# Duff McKagan - Why is he alive?



## GuitarsCanada (Dec 30, 2005)

I find it amazing how some of these rock stars can do what they do and live, while the rest of us would drop dead. I stumbled across this interview last Friday and watched it all. Totally insane what this guy was doing and survived. But to his credit he finally got it turned around.
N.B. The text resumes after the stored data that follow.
bool tc_supported(const ConvGeom& g, int which) {
  if (g.x_pitch % 8 || g.cout % 8) return false;
  if (which == 1 && g.cin % 8) return false;
  if (g.stride != 1 && g.stride != 2) return false;
  if (g.ksize * g.ksize > kMaxTaps) return false;
  (void)which;
  return true;
}

// ... 98 lines not shown
  int rc = ensure_driver();
  if (rc != RIGL_OK) return rc;
  const PackedLayout L = packed_layout(g.taps(), g.cin, g.cout);
  const uint8_t* pk = static_cast<const uint8_t*>(packed);
  {
    HaloParams hp = {};
    if (y != nullptr && y_f32 == nullptr && bias == nullptr && halo_fprop_ok(g, &hp)) {
      if (relu)
        return halo_launch_kmajor(hp, x, g.cin, g.x_pitch, pk + L.off_fprop, L.cin_pad, g.cout, y, g.cout, false, s,
                                  true);
      if (bn_apply != nullptr) {
        set_error("fused BN apply: layer runs on the halo kernels");
        return RIGL_ERR_UNSUPPORTED;
      }
      if (bn_partial != nullptr) {
        set_error("fused BN statistics: layer runs on the halo kernels");
        return RIGL_ERR_UNSUPPORTED;
      }
      return halo_launch_kmajor(hp, x, g.cin, g.x_pitch, pk + L.off_fprop, L.cin_pad, g.cout, y, g.cout, false, s);
    }
  }
  if (bn_partial != nullptr && !g_bn_stats_always) {
    const int K = g.taps() * g.cin;
    if (!(K >= 512 || (K >= 256 && g.cout <= 128))) {
      set_error("fused BN statistics: not profitable for this shape (K = %d, cout = %d)", K, g.cout);
      return RIGL_ERR_UNSUPPORTED;
    }
  }
  IgemmParams p = {};
  set_pixel_tiling(p, g.out_w, g.out_h, g.batch, 128);
  p.kblks = (g.cin + kBK - 1) / kBK;
  p.N = g.cout;
  p.out_bf16 = static_cast<__nv_bfloat16*>(y); p.out_f32 = y_f32; p.bias = bias;
  p.o_off = 0; p.o_sw = g.cout; p.o_sh = (long long)g.out_w * g.cout; p.o_sn = (long long)g.out_h * g.out_w * g.cout;
  p.nnz = reinterpret_cast<const uint32_t*>(pk + L.off_nnz);
  p.nnz_tap_stride = L.n_tiles * L.k_tiles; p.nnz_n_stride = L.k_tiles; p.nnz_k_stride = 1;
  p.bn_partial = bn_partial;
  TMaps4 amaps;
  const uint32_t abox[4] = {(uint32_t)kBK, (uint32_t)p.bw, (uint32_t)p.bh, (uint32_t)p.bn};
  rc = set_conv_taps(p, &amaps, g, x, abox);
  if (rc != RIGL_OK) return rc;
  const int bn_tile = pick_bn(g.cout);
  CUtensorMap bmap;
  const uint64_t bdims[3] = {(uint64_t)L.cin_pad, (uint64_t)g.cout, (uint64_t)g.taps()};
  const uint64_t bstr[2] = {(uint64_t)L.cin_pad * 2, (uint64_t)g.cout * L.cin_pad * 2};
  const uint32_t bbox[3] = {(uint32_t)kBK, (uint32_t)bn_tile, 1};
  rc = make_tmap(&bmap, pk + L.off_fprop, 3, bdims, bstr, bbox);
  if (rc != RIGL_OK) return rc;
  CUtensorMap omap = bmap;
  p.tma_store = (y != nullptr && y_f32 == nullptr && bias == nullptr) ? 1 : 0;
  if (p.tma_store) {
    rc = make_act_map(&omap, y, g.batch, g.out_h, g.out_w, g.cout, g.cout, 1, 0, 0, abox);
    if (rc != RIGL_OK) return rc;
  }
  if (bn_partial) {
    p.bn_partial = bn_partial;
    p.n_tiles = (g.cout + bn_tile - 1) / bn_tile;
    if (bn_rows) *bn_rows = kmajor_grid(p);
  }
  if (bn_apply) {
    CUtensorMap rmap = omap;
    if (bn_apply->residual) {
      rc = make_act_map(&rmap, bn_apply->residual, g.batch, g.out_h, g.out_w, g.cout, g.cout, 1, 0, 0, abox);
      if (rc != RIGL_OK) return rc;
    }
    const BnEpilogue ep = {bn_apply->scale, bn_apply->shift, bn_apply->relu ? 1 : 0, bn_apply->residual ? 1 : 0};
    return dispatch_kmajor(g.cout, amaps, bmap, omap, p, bn_tile, s, &rmap, &ep);
  }
  if (relu) return dispatch_kmajor(g.cout, amaps, bmap, omap, p, bn_tile, s, nullptr, nullptr, kReluFprop);
  return dispatch_kmajor(g.cout, amaps, bmap, omap, p, bn_tile, s);
}

int tc_dgrad(const ConvGeom& g, const void* dy, const void* packed, void* dx, void* ws, size_t ws_bytes,
             cudaStream_t s, const void* gate) {
  (void)ws; (void)ws_bytes;
  int rc = ensure_driver();
  if (rc != RIGL_OK) return rc;
  const PackedLayout L = packed_layout(g.taps(), g.cin, g.cout);
  const uint8_t* pk = static_cast<const uint8_t*>(packed);
  const int st = g.stride;
  {
    HaloParams hp = {};
    if (halo_dgrad_ok(g, &hp)) {
      if (gate != nullptr) {
        set_error("gated dgrad: layer runs on the halo kernels");
        return RIGL_ERR_UNSUPPORTED;
      }
      return halo_launch_kmajor(hp, dy, g.cout, g.cout, pk + L.off_dgrad, L.cout_pad, g.cin, dx, g.x_pitch, true, s);
    }
  }
  if (gate != nullptr && st != 1) {
    set_error("gated dgrad: only the single-launch stride-1 dgrad has the gate");
    return RIGL_ERR_UNSUPPORTED;
  }
  bool need_zero = false;
  for (int ph = 0; ph < st && !need_zero; ++ph)
    for (int pw = 0; pw < st; ++pw) {
      int n = 0;
      for (int kh = 0; kh < g.ksize; ++kh)
        for (int kw = 0; kw < g.ksize; ++kw)
          if (posmod(ph + g.pad - kh, st) == 0 && posmod(pw + g.pad - kw, st) == 0) ++n;
      if (n == 0) need_zero = true;
    }
  if (need_zero) RIGL_CUDA(cudaMemsetAsync(dx, 0, (size_t)g.in_pixels() * g.x_pitch * 2, s));
  for (int ph = 0; ph < st; ++ph)
    for (int pw = 0; pw < st; ++pw) {
      IgemmParams p = {};
      const int gh = (g.in_h - ph + st - 1) / st, gw = (g.in_w - pw + st - 1) / st;
      if (gh <= 0 || gw <= 0) continue;
      p.ntaps = 0;
      for (int kh = 0; kh < g.ksize; ++kh)
        for (int kw = 0; kw < g.ksize; ++kw)
          if (posmod(ph + g.pad - kh, st) == 0 && posmod(pw + g.pad - kw, st) == 0) {
            TapInfo& t = p.taps[p.ntaps++];
            t.map_id = 0; t.dh = (int8_t)((ph + g.pad - kh) / st); t.dw = (int8_t)((pw + g.pad - kw) / st);
            t.b_tap = kh * g.ksize + kw;
          }
      if (p.ntaps == 0) continue;
      set_pixel_tiling(p, gw, gh, g.batch, 128);
      p.kblks = (g.cout + kBK - 1) / kBK;
      p.N = g.cin;
      p.nnz = reinterpret_cast<const uint32_t*>(pk + L.off_nnz);
      p.nnz_tap_stride = L.n_tiles * L.k_tiles; p.nnz_n_stride = 1; p.nnz_k_stride = L.k_tiles;
      TMaps4 amaps;
      const uint32_t abox[4] = {(uint32_t)kBK, (uint32_t)p.bw, (uint32_t)p.bh, (uint32_t)p.bn};
      rc = make_act_map(&amaps.a[0], dy, g.batch, g.out_h, g.out_w, g.cout, g.cout, 1, 0, 0, abox);
      if (rc != RIGL_OK) return rc;
      for (int i = 1; i < 4; ++i) amaps.a[i] = amaps.a[0];
      const int bn_tile = pick_bn(g.cin);
      CUtensorMap bmap;
      const uint64_t bdims[3] = {(uint64_t)L.cout_pad, (uint64_t)g.cin, (uint64_t)g.taps()};
      const uint64_t bstr[2] = {(uint64_t)L.cout_pad * 2, (uint64_t)g.cin * L.cout_pad * 2};
      const uint32_t bbox[3] = {(uint32_t)kBK, (uint32_t)bn_tile, 1};
      rc = make_tmap(&bmap, pk + L.off_dgrad, 3, bdims, bstr, bbox);
      if (rc != RIGL_OK) return rc;
      CUtensorMap omap;
      rc = make_act_map(&omap, dx, g.batch, g.in_h, g.in_w, g.cin, g.x_pitch, st, ph, pw, abox);
      if (rc != RIGL_OK) return rc;
      p.tma_store = 1;
      if (gate != nullptr) {
        CUtensorMap xmap;
        rc = make_act_map(&xmap, gate, g.batch, g.in_h, g.in_w, g.cin, g.x_pitch, st, ph, pw, abox);
        if (rc != RIGL_OK) return rc;
        rc = dispatch_kmajor(g.cin, amaps, bmap, omap, p, bn_tile, s, &xmap, nullptr, kReluGateDgrad);
        if (rc != RIGL_OK) return rc;
        continue;
      }
      rc = dispatch_kmajor(g.cin, amaps, bmap, omap, p, bn_tile, s);
      if (rc != RIGL_OK) return rc;
    }
  return RIGL_OK;
}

[video=youtube;J97j6o4eEIg]http://www.youtube.com/watch?v=J97j6o4eEIg[/video]


----------



## marcos (Jan 13, 2009)

It amazes me that some people can consume alcohol and drugs to a point where it can kill them. I understand the addiction but dont understand the reason. If you are a famous person making a living out of doing something you love, why flush it all down the toilet. Hope he gets his act together and tries to remain sober for a while and see if he likes that instead of inflicting pain and misery upon himself,friends and familly.


----------



## Latiator (Jul 18, 2007)

I'm in amazement their resiliency. Slash's book divulges some pretty incredible stories of being on the brink of death and in one case, dying and being revived just to do it all again the next week. I had heard last year that scientist were studying Ozzy Osborne's blood to investigate how someone's body can withstand such abuse for so long without giving up the ghost. I wonder what's come of that study...


----------



## GuitarsCanada (Dec 30, 2005)

Must be something to it. I have two glasses of wine and I am wired. I can't imagine getting up on a stage and performing for 2 plus hours, doing it 5 nights a week on a 4 month tour... it is just mind boggling


----------



## greco (Jul 15, 2007)

I have read two books about Miles Davis...I have absolutely no idea how he was able to live as long as he did...same sort of thing.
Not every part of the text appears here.